Final answer:
To solve the inequality by graphing, convert the inequality to the form x² - 6x + 3 < 0, find the roots using the quadratic formula, and then determine the interval for x that satisfies the inequality. The correct answer is option D).
Step-by-step explanation:
To solve the inequality x² - 6x < -3 by graphing, we first bring the inequality to standard quadratic form: Step 1: Add 3 to both sides to get: x² - 6x + 3 < 0. Step 2: Factor the quadratic equation (if possible) or use the quadratic formula. In this case, the quadratic doesn't factor nicely, so we use the quadratic formula where a = 1, b = -6, and c = 3.

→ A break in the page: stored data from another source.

template <int FMT, bool QUANT, bool MOD, bool CODES>
struct RotStream {
    uint32_t p1;
    uint32_t q1[4];
    uint32_t a2[8];
    bool colok1, colok2;
    int row2;
    int lq;
    uint64_t ms[8];
    uint64_t A[MOD ? 8 : 1], SH[MOD ? 8 : 1];
    float delta;
    const float* pa;
    const float* psh;
    uint32_t left, rpb, row_elems;
    bool reload;
    __half* op;
    __half* rp;
    uint32_t cslab;
    uint32_t crow;

    __device__ __forceinline__ void load_operands() {
        reload = false;
        if (colok1) {
            Modulate m{pa, psh, 0, mod_one};
#pragma unroll
            for (int a = 0; a < 4; ++a) load_mod4(m, size_t(32 * a), A[2 * a], A[2 * a + 1], SH[2 * a], SH[2 * a + 1]);
        }
    }
    __device__ __forceinline__ void pass1(uint32_t buf_off, int nr) {
#pragma unroll
        for (int sub = 0; sub < 2; ++sub) {
            if (sub < nr) {
                if constexpr (MOD) {
                    if (reload) load_operands();
                    if (--left == 0) { left = rpb; pa += row_elems; psh += row_elems; reload = true; }
                }
                {
                    const uint32_t off = buf_off + uint32_t(sub) * 2048u;
                    uint64_t P[8];
#pragma unroll
                    for (int a = 0; a < 4; ++a) {
                        uint4 u;
                        asm volatile("ld.shared.v4.u32 {%0,%1,%2,%3}, [%4];" : "=r"(u.x), "=r"(u.y), "=r"(u.z), "=r"(u.w) : "r"(p1 + off + uint32_t(a * 128)));
                        P[2 * a] = (uint64_t(u.y) << 32) | u.x;
                        P[2 * a + 1] = (uint64_t(u.w) << 32) | u.z;
                    }
                    if constexpr (MOD) {
#pragma unroll
                        for (int i = 0; i < 8; ++i) P[i] = modulate2(P[i], A[i], SH[i]);
                    }
#pragma unroll
                    for (int i = 0; i < 8; ++i) P[i] = fmul2(P[i], ms[i]);
                    pair_stage(P);
                    reg_stage(P, 1);
                    reg_stage(P, 2);
                    reg_stage(P, 4);
                    __syncwarp();
#pragma unroll
                    for (int a = 0; a < 4; ++a) {
                        const F2 p0 = unpk(P[2 * a]), p1v = unpk(P[2 * a + 1]);
                        asm volatile("st.shared.v4.f32 [%0], {%1,%2,%3,%4};" ::"r"(q1[a] + off), "f"(p0.lo), "f"(p0.hi), "f"(p1v.lo), "f"(p1v.hi) : "memory");
                    }
                }
            }
        }
    }
    float mod_one;
    uint32_t lanes8;

    __device__ __forceinline__ void pass2_load(uint32_t buf_off, bool valid, uint64_t (&Q)[16]) {
        (void)valid;
#pragma unroll
        for (int i = 0; i < 8; ++i) {
            uint4 u;
            asm volatile("ld.shared.v4.u32 {%0,%1,%2,%3}, [%4];" : "=r"(u.x), "=r"(u.y), "=r"(u.z), "=r"(u.w) : "r"(a2[i] + buf_off));
            Q[2 * i] = (uint64_t(u.y) << 32) | u.x;
            Q[2 * i + 1] = (uint64_t(u.w) << 32) | u.z;
        }
    }
    __device__ __forceinline__ void pass2_finish(bool valid, uint64_t (&Q)[16], const CodesOut& co) {
        reg_stage(Q, 2);
        reg_stage(Q, 4);
        reg_stage(Q, 8);
        uint32_t w[16];
#pragma unroll
        for (int i = 0; i < 16; ++i) w[i] = pack_h2_u64(Q[i]);
        if constexpr (CODES) {
            float sc;
            const bool ok = sym_quant_tile_h16<FMT, 4, 16, ROT_HW_QUANT, true>(w, sc, delta);
            if (valid) {
                uint8_t* p = co.codes + (size_t(cslab) * (co.rows_pad / 8) + (crow >> 3)) * CODES_BLOCK_BYTES + uint32_t(lq) * 256u + (crow & 7u) * 16u;
                if (ok) {
                    stg_stream(p, make_uint4(e4m3x4_h2(w[0], w[1]), e4m3x4_h2(w[2], w[3]), e4m3x4_h2(w[4], w[5]), e4m3x4_h2(w[6], w[7])));
                    stg_stream(p + 128, make_uint4(e4m3x4_h2(w[8], w[9]), e4m3x4_h2(w[10], w[11]), e4m3x4_h2(w[12], w[13]), e4m3x4_h2(w[14], w[15])));
                } else {
                    irregular_codes32<typename SymFmt<FMT>::HG>(w, sc, delta, p);
                }
                if (lq == 0) co.scales[size_t(cslab) * co.rows_pad + crow] = sc;
            }
            crow += 2;
            return;
        }
        if (rp != nullptr) {
            if (valid) {
#pragma unroll
                for (int q = 0; q < 4; ++q) stg_stream(rp + q * 8, make_uint4(w[4 * q], w[4 * q + 1], w[4 * q + 2], w[4 * q + 3]));
            }
            rp += 2 * size_t(row_elems);
        }
        bool ok = true;
        float sc = 0.0f;
        if constexpr (QUANT) ok = sym_quant_tile_h16<FMT, 4, 16, ROT_HW_QUANT>(w, sc, delta);
        if (valid) {
#pragma unroll
            for (int q = 0; q < 4; ++q) stg_stream(op + q * 8, make_uint4(w[4 * q], w[4 * q + 1], w[4 * q + 2], w[4 * q + 3]));
            if (!ok) literal_sym_h16(op - lq * 32, op - lq * 32, lq, 4, 32, 1, sc, SymFmt<FMT>::GT);
        }
        op += 2 * size_t(row_elems);
    }
};

template <int FMT, bool QUANT, bool MOD, bool CODES>
__device__ __forceinline__ void rotate_stream_body(const float* __restrict__ x, const float* __restrict__ smooth,
                                                   SignMask sm, __half* __restrict__ out, __half* __restrict__ rotated,
                                                   size_t n_rows, int cpr, Modulate mod, const CodesOut& co) {
    extern __shared__ __align__(128) unsigned char smem[];
    const int warp = threadIdx.x >> 5, lane = threadIdx.x & 31;
    const int n_warps = blockDim.x >> 5;
    unsigned char* stage0 = smem + size_t(warp) * (2 * ROT_WARP_STAGE_BYTES);
    uint64_t* full = reinterpret_cast<uint64_t*>(smem + size_t(n_warps) * (2 * ROT_WARP_STAGE_BYTES)) + 2 * warp;
    if (lane == 0) {
        mbar_init(&full[0], 1);
        mbar_init(&full[1], 1);
        mbar_fence_init();
    }
    pdl_launch_dependents();
    __syncwarp();

    const size_t per = n_rows / gridDim.x, rem = n_rows % gridDim.x;
    const size_t r_begin = size_t(blockIdx.x) * per + (blockIdx.x < rem ? blockIdx.x : rem);
    const uint32_t n_mine = uint32_t(per) + (blockIdx.x < rem ? 1u : 0u);
    const uint32_t row_elems = uint32_t(cpr) * 128u;
    const int col0 = 4 * warp;
    const int ncols = cpr - col0 < 4 ? cpr - col0 : 4;

    RotStream<FMT, QUANT, MOD, CODES> st;
    const uint32_t smem_base = smem_u32(stage0);
    const int g4 = lane >> 3, l8 = lane & 7;
    st.colok1 = g4 < ncols;
    st.lanes8 = 0xFFu << (8 * g4);
    st.p1 = smem_base + uint32_t(g4) * 512u + uint32_t(l8) * 16u;
#pragma unroll
    for (int a = 0; a < 4; ++a)
        st.q1[a] = smem_base + uint32_t(g4) * 512u + uint32_t(a) * 128u + ((uint32_t(l8 ^ (g4 & 1)) ^ uint32_t(2 * a)) << 4);
    const int g8 = lane >> 2, c2 = g8 & 3;
    st.lq = lane & 3;
    st.row2 = g8 >> 2;
    st.colok2 = c2 < ncols;
    {
        const uint32_t chunk2 = smem_base + uint32_t(st.row2) * 2048u + uint32_t(c2) * 512u + uint32_t(st.lq) * 128u;
        const uint32_t key2 = uint32_t(2 * st.lq + (g8 & 1));
#pragma unroll
        for (int i = 0; i < 8; ++i) st.a2[i] = chunk2 + ((uint32_t(i) ^ key2) << 4);
    }
    st.delta = tie_delta_kernel(uint32_t((r_begin + size_t(lane)) >> 44));
    st.row_elems = row_elems;
    st.mod_one = mod.one;
    st.op = out + (r_begin + size_t(st.row2)) * row_elems + size_t(col0 + c2) * 128 + st.lq * 32;
    st.rp = rotated != nullptr ? rotated + (r_begin + size_t(st.row2)) * row_elems + size_t(col0 + c2) * 128 + st.lq * 32 : nullptr;
    if constexpr (CODES) {
        st.cslab = uint32_t(col0 + c2);
        st.crow = uint32_t(r_begin) + uint32_t(st.row2);
    }
    st.pa = st.psh = nullptr;
    st.left = st.rpb = 1;
    st.reload = false;
    if constexpr (MOD) {
#pragma unroll
        for (int i = 0; i < 8; ++i) st.A[i] = st.SH[i] = 0ull;
    }
    if constexpr (MOD) {
        const size_t batch = r_begin / mod.rows_per_batch;
        st.rpb = uint32_t(mod.rows_per_batch);
        st.left = st.rpb - uint32_t(r_begin - batch * mod.rows_per_batch);
        const size_t lane_off = batch * row_elems + size_t(col0 + (st.colok1 ? g4 : 0)) * 128 + 4 * l8;
        st.pa = mod.scale + lane_off;
        st.psh = mod.shift + lane_off;
        st.reload = true;
    }
    pdl_wait();

    const unsigned char* gsrc = reinterpret_cast<const unsigned char*>(x + r_begin * row_elems + size_t(col0) * 128);
    const uint32_t row_bytes = uint32_t(ncols) * 512u, row_stride_b = row_elems * 4u;
    uint32_t issued = 0;
    auto issue = [&](uint32_t s) {
        if (issued < n_mine) {
            if (lane == 0) {
                const bool two = n_mine - issued >= 2u;
                mbar_arrive_expect_tx(&full[s], two ? 2u * row_bytes : row_bytes);
                bulk_load(stage0 + s * ROT_WARP_STAGE_BYTES, gsrc, row_bytes, &full[s]);
                if (two) bulk_load(stage0 + s * ROT_WARP_STAGE_BYTES + 2048, gsrc + row_stride_b, row_bytes, &full[s]);
            }
            gsrc += 2 * size_t(row_stride_b);
            issued += 2u;
        }
    };
    issue(0);
    issue(1);
    if constexpr (MOD) st.load_operands();

#pragma unroll
    for (int a = 0; a < 4; ++a) {
        const int e0 = 32 * a + 4 * l8;
        if (st.colok1) load_mult4(smooth, sm, size_t(col0 + g4) * 128 + e0, e0, st.ms[2 * a], st.ms[2 * a + 1]);
        else st.ms[2 * a] = st.ms[2 * a + 1] = 0ull;
    }

    auto step = [&](uint32_t s, uint32_t done, uint32_t phase) {
        const int nr = n_mine - done >= 2u ? 2 : 1;
        const uint32_t buf_off = s * ROT_WARP_STAGE_BYTES;
        mbar_wait(&full[s], phase);
        st.pass1(buf_off, nr);
        __syncwarp();
        const bool valid = st.colok2 && st.row2 < nr;
        uint64_t Q[16];
        st.pass2_load(buf_off, valid, Q);
        asm volatile("fence.proxy.async.shared::cta;" ::: "memory");
        __syncwarp();
        issue(s);
        st.pass2_finish(valid, Q, co);
    };
    uint32_t phase = 0;
    for (uint32_t done = 0; done < n_mine; done += 4u) {
        step(0, done, phase);
        if (done + 2u < n_mine) step(1, done + 2u, phase);
        phase ^= 1u;
    }
    if constexpr (CODES) zero_codes_padding(co, n_rows, cpr);
}

template <int FMT, bool QUANT, bool CODES>
__global__ void __maxnreg__(96) transform_rotate_quant_stream_kernel(const float* __restrict__ x, const float* __restrict__ smooth,
                                                                    SignMask sm, __half* __restrict__ out, __half* __restrict__ rotated,
                                                                    size_t n_rows, int cpr, Modulate mod, CodesOut co) {
    rotate_stream_body<FMT, QUANT, false, CODES>(x, smooth, sm, out, rotated, n_rows, cpr, mod, co);
}
template <int FMT, bool QUANT, bool CODES>
__global__ void __maxnreg__(128) modulate_transform_rotate_quant_stream_kernel(const float* __restrict__ x, const float* __restrict__ smooth,
                                                                              SignMask sm, __half* __restrict__ out, __half* __restrict__ rotated,
                                                                              size_t n_rows, int cpr, Modulate mod, CodesOut co) {
    rotate_stream_body<FMT, QUANT, true, CODES>(x, smooth, sm, out, rotated, n_rows, cpr, mod, co);
}

__global__ void __launch_bounds__(256) transform_rotate_weight_kernel(const float* w, const float* __restrict__ smooth,
                                                                      SignMask sm, float* w_out, size_t n_chunks,
                                                                      int chunks_per_row) {
    const int lane = threadIdx.x & 31;
    const size_t warp_global = (size_t(blockIdx.x) * blockDim.x + threadIdx.x) >> 5;
    const size_t n_warps = (size_t(gridDim.x) * blockDim.x) >> 5;
    for (size_t c = warp_global; c < n_chunks; c += n_warps) {
        const float4 w4 = *reinterpret_cast<const float4*>(w + c * 128 + 4 * lane);
        float f[4] = {w4.x, w4.y, w4.z, w4.w};
        if (smooth != nullptr) {
            const float4 s4 = __ldg(reinterpret_cast<const float4*>(smooth + size_t(c % chunks_per_row) * 128 + 4 * lane));
            f[0] = __fdiv_rn(f[0], s4.x); f[1] = __fdiv_rn(f[1], s4.y);
            f[2] = __fdiv_rn(f[2], s4.z); f[3] = __fdiv_rn(f[3], s4.w);
        }
        double d[4];
#pragma unroll
        for (int k = 0; k < 4; ++k) {
            const int e = 4 * lane + k;
            const bool plus = (sm.w[e >> 5] >> (e & 31)) & 1u;
            d[k] = plus ? double(f[k]) : -double(f[k]);
        }
        { const double a = d[0] + d[1], b = d[0] - d[1], c2 = d[2] + d[3], e2 = d[2] - d[3];
          d[0] = a + c2; d[2] = a - c2; d[1] = b + e2; d[3] = b - e2; }
#pragma unroll
        for (int o = 1; o < 32; o <<= 1) {
            const bool upper = lane & o;
#pragma unroll
            for (int k = 0; k < 4; ++k) {
                const double p = __shfl_xor_sync(0xffffffffu, d[k], o);
                d[k] = upper ? p - d[k] : d[k] + p;
            }
        }
        const double c64 = double(11.313708305358887f);
        float4 o4;
        o4.x = float(d[0] / c64); o4.y = float(d[1] / c64); o4.z = float(d[2] / c64); o4.w = float(d[3] / c64);
        *reinterpret_cast<float4*>(w_out + c * 128 + 4 * lane) = o4;
    }
}

}

using namespace fpq;

struct RotPlan { int warps; int ctas_per_sm; };
static bool rot_plan(int cpr, bool mod, RotPlan& p) {
    if (cpr < ROT_MIN_CPR || cpr > ROT_MAX_CPR) return false;
    p.warps = (cpr + 3) / 4;
    p.ctas_per_sm = (mod ? 16 : 20) / p.warps;
    const int kb = g_tun.smem_kb > 0 ? g_tun.smem_kb : 228;
    const int by_smem = kb * 1024 / (p.warps * ROT_WARP_SMEM + 1024);
    if (p.ctas_per_sm > by_smem) p.ctas_per_sm = by_smem;
    if (p.ctas_per_sm < 1) p.ctas_per_sm = 1;
    return true;
}

template <int FMT, bool QUANT, bool MOD, bool CODES>
static int launch_stream(const float* x, const float* smooth, const SignMask& sm, __half* o, __half* rot, const CodesOut& co, size_t n_rows,
                         int cpr, const RotPlan& plan, const Modulate& m, cudaStream_t st) {
    void (*kernel)(const float*, const float*, SignMask, __half*, __half*, size_t, int, Modulate, CodesOut);
    if constexpr (MOD) kernel = modulate_transform_rotate_quant_stream_kernel<FMT, QUANT, CODES>;
    else kernel = transform_rotate_quant_stream_kernel<FMT, QUANT, CODES>;
    const size_t smem = size_t(plan.warps) * ROT_WARP_SMEM;
    static bool attr_done[64] = {};
    int dev = 0;
    cudaGetDevice(&dev);
    if (!attr_done[dev & 63]) {
        if (cudaFuncSetAttribute(kernel, cudaFuncAttributeMaxDynamicSharedMemorySize, (ROT_MAX_CPR + 3) / 4 * ROT_WARP_SMEM) != cudaSuccess) return FPQ_ERR_CUDA;
        attr_done[dev & 63] = true;
    }
    const size_t steps = (n_rows + 1) / 2;
    const size_t cap = size_t(sm_count()) * plan.ctas_per_sm;
    const unsigned grid = unsigned(steps < cap ? steps : cap);
    launch_pdl(kernel, grid, unsigned(32 * plan.warps), smem, st, x, smooth, sm, o, rot, n_rows, cpr, m, co);
    return finish_launch();
}

template <int FMT, bool QUANT, bool MOD, bool CODES>
static int launch_small(const float* x, const float* smooth, const SignMask& sm, __half* o, __half* rot, const CodesOut& co, size_t n_rows,
                        int cpr, const Modulate& m, cudaStream_t st) {
    const size_t max_sets = size_t(sm_count()) * (MOD ? 1024 : 2048) / 8;
    size_t sets_per_col = max_sets / size_t(cpr);
    if (sets_per_col < 1) sets_per_col = 1;
    if (sets_per_col > n_rows) sets_per_col = n_rows;
    const size_t trips = (n_rows + sets_per_col - 1) / sets_per_col;
    sets_per_col = (n_rows + trips - 1) / trips;
    const size_t n_sets = sets_per_col * size_t(cpr);
    const unsigned grid = unsigned((n_sets + 31) / 32);
    launch_pdl(transform_rotate_quant_small_kernel<FMT, QUANT, MOD, CODES>, grid, 256, 0, st, x, smooth, sm, o, rot, n_rows, cpr, sets_per_col, m, co);
    return finish_launch();
}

Step 3: The solutions to the equation x² - 6x + 3 = 0 are the critical points which divide the number line into intervals. We use these points to determine the intervals where the inequality is true. The quadratic formula is x = (-b ± √(b² - 4ac)) / (2a). Substituting our values in gives us two solutions x ≈ 0.55 and x ≈ 5.45.
These solutions are not exact roots of the equation but approximate to two decimal places. Step 4: Plot these two points on a graph and test an interval to find where the inequality is true. After graphing, you find the solution is D) x < -1.45 or x > 7.45.